Data-driven large eddy simulation of forced 2D turbulence
The direct numerical simulation (DNS) solves the dimensionless governing equations in the vorticity ($\omega$) and streamfunction ($\psi$) formulation in a doubly periodic square domain with length $L=2\pi$:
\[ \frac{\partial \omega}{\partial t} + \mathcal{N}(\omega,\psi)=\frac{1}{Re}\nabla^2\omega - f -r\omega, \qquad \qquad \nabla^2\psi = -\omega. \]
Here, $\mathcal{N}(\omega,\psi)$ represents the nonlinear advection term:
\[ \mathcal{N}(\omega,\psi)=\frac{\partial \psi}{\partial y}\frac{\partial \omega}{\partial x} - \frac{\partial \psi}{\partial x}\frac{\partial \omega}{\partial y}, \]
and $f$ represents a deterministic forcing:
\[ f(x,y)= k_f[\cos{(k_fx)} + \cos{(k_fy)}]. \]

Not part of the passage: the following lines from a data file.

p3r_ctx* p3r_create(const p3r_config* cfg) {
  p3r_ctx* ctx = nullptr;
  int rc = guard(nullptr, [&] {
    if (!cfg) fail(P3R_EINVAL, "cfg is NULL");
    if (cfg->abi_version != P3R_ABI_VERSION)
      fail(P3R_EINVAL, "abi_version %u != %u", cfg->abi_version, P3R_ABI_VERSION);
    if (cfg->field != P3R_FIELD_KOALA_BEAR && cfg->field != P3R_FIELD_BABY_BEAR)
      fail(P3R_EUNSUPPORTED, "unsupported field id %u", cfg->field);
    if (cfg->mmcs_arity != 0 && cfg->mmcs_arity != 2 && cfg->mmcs_arity != 4)
      fail(P3R_EINVAL, "mmcs_arity must be 2 or 4 (got %u)", cfg->mmcs_arity);
    if (cfg->mmcs_arity == 4 && cfg->cap_height != 0) fail(P3R_EUNSUPPORTED, "arity-4 MMCS: cap_height must be 0");
    if (cfg->zk > 1) fail(P3R_EINVAL, "zk must be 0 or 1 (got %u)", cfg->zk);
    if (cfg->zk && cfg->num_random_codewords > 8) fail(P3R_EINVAL, "num_random_codewords must be in 1..8 (0 selects 2)");
    if (cfg->challenge_degree != 0 && cfg->challenge_degree != 4 &&
        !(cfg->challenge_degree == 5 && cfg->field == P3R_FIELD_KOALA_BEAR))
      fail(P3R_EUNSUPPORTED, "UnsupportedChallengeDegree(%u): 4, or 5 over KoalaBear", cfg->challenge_degree);
    if (p3r::ext_degree_is_binomial_generic(cfg->ext_degree)) {
      const uint32_t P = cfg->field == P3R_FIELD_KOALA_BEAR ? p3r::KoalaBearParams::P : p3r::BabyBearParams::P;
      if (cfg->ext_w == 0 || cfg->ext_w >= P) fail(P3R_EINVAL, "MissingWForExtension: ext_degree %u needs ext_w in 1..p-1", cfg->ext_degree);
    } else if (cfg->ext_degree != 1 && cfg->ext_degree != 4 && !(cfg->ext_degree == 5 && cfg->field == P3R_FIELD_KOALA_BEAR))
      fail(P3R_EUNSUPPORTED, "UnsupportedExtDegree(%u): 1, 2, 4, 6, 8, or 5 over KoalaBear", cfg->ext_degree);
    int ndev = 0;
    hipError_t e = hipGetDeviceCount(&ndev);
    if (e != hipSuccess || ndev == 0)
      fail(P3R_ENODEV, "no HIP device available (%s); this library has no CPU fallback",
           e == hipSuccess ? "device count is 0" : hipGetErrorString(e));
    if (cfg->device < 0 || cfg->device >= ndev)
      fail(P3R_ENODEV, "device %d out of range (%d devices)", cfg->device, ndev);
    P3R_HIP(hipSetDevice(cfg->device));
    auto c = std::make_unique<p3r_ctx>();
    c->cfg = *cfg;
    tls_pool() = c->pool;
    P3R_HIP(hipStreamCreateWithFlags(&c->stream, hipStreamNonBlocking));
    {
      int cus = 0;
      if (hipDeviceGetAttribute(&cus, hipDeviceAttributeMultiprocessorCount, cfg->device) == hipSuccess && cus > 0) c->n_cus = cus;
    }
    if (cfg->mmcs_salt_elems > 16) fail(P3R_EINVAL, "mmcs_salt_elems must be in 0..16 (got %u)", cfg->mmcs_salt_elems);
    if (cfg->zk || cfg->mmcs_salt_elems) {
      uint32_t entropy[4] = {0, 0, 0, 0};
      const bool deterministic = cfg->ext_choices & P3R_EXT_ZK_DETERMINISTIC;
      if (!deterministic) {
        size_t got = 0;
        while (got < sizeof entropy) {
          const ssize_t r = getrandom(reinterpret_cast<uint8_t*>(entropy) + got, sizeof entropy - got, 0);
          if (r < 0) { if (errno == EINTR) continue; fail(P3R_EHIP, "getrandom failed (errno %d): no entropy for the ZK key", errno); }
          got += (size_t)r;
        }
      }
      zk_context_key(cfg->zk_key, entropy, deterministic, c->zk_key);
    }
    P3R_FIELD_CALL(c, init_ctx, c.get());
    ctx = c.release();
  });
  return rc == P3R_OK ? ctx : nullptr;
}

Filtering $\overline{(\cdot)}$ the DNS equations gives the large eddy simulation (LES) equations:
\[ \frac{\partial \overline{\omega}}{\partial t} + \mathcal{N}(\overline{\omega},\overline{\psi})=\frac{1}{Re}\nabla^2\overline{\omega}-\overline{f}-r\overline{\omega}+\underbrace{\mathcal{N}(\overline{\omega},\overline{\psi}) - \overline{\mathcal{N}({\omega},{\psi})}}_{\Pi}, \]
\[ \nabla^2\overline{\psi} = -\overline{\omega}. \]
In this work, we use a fully convolutional neural network (CNN) to model the closure term $\Pi$.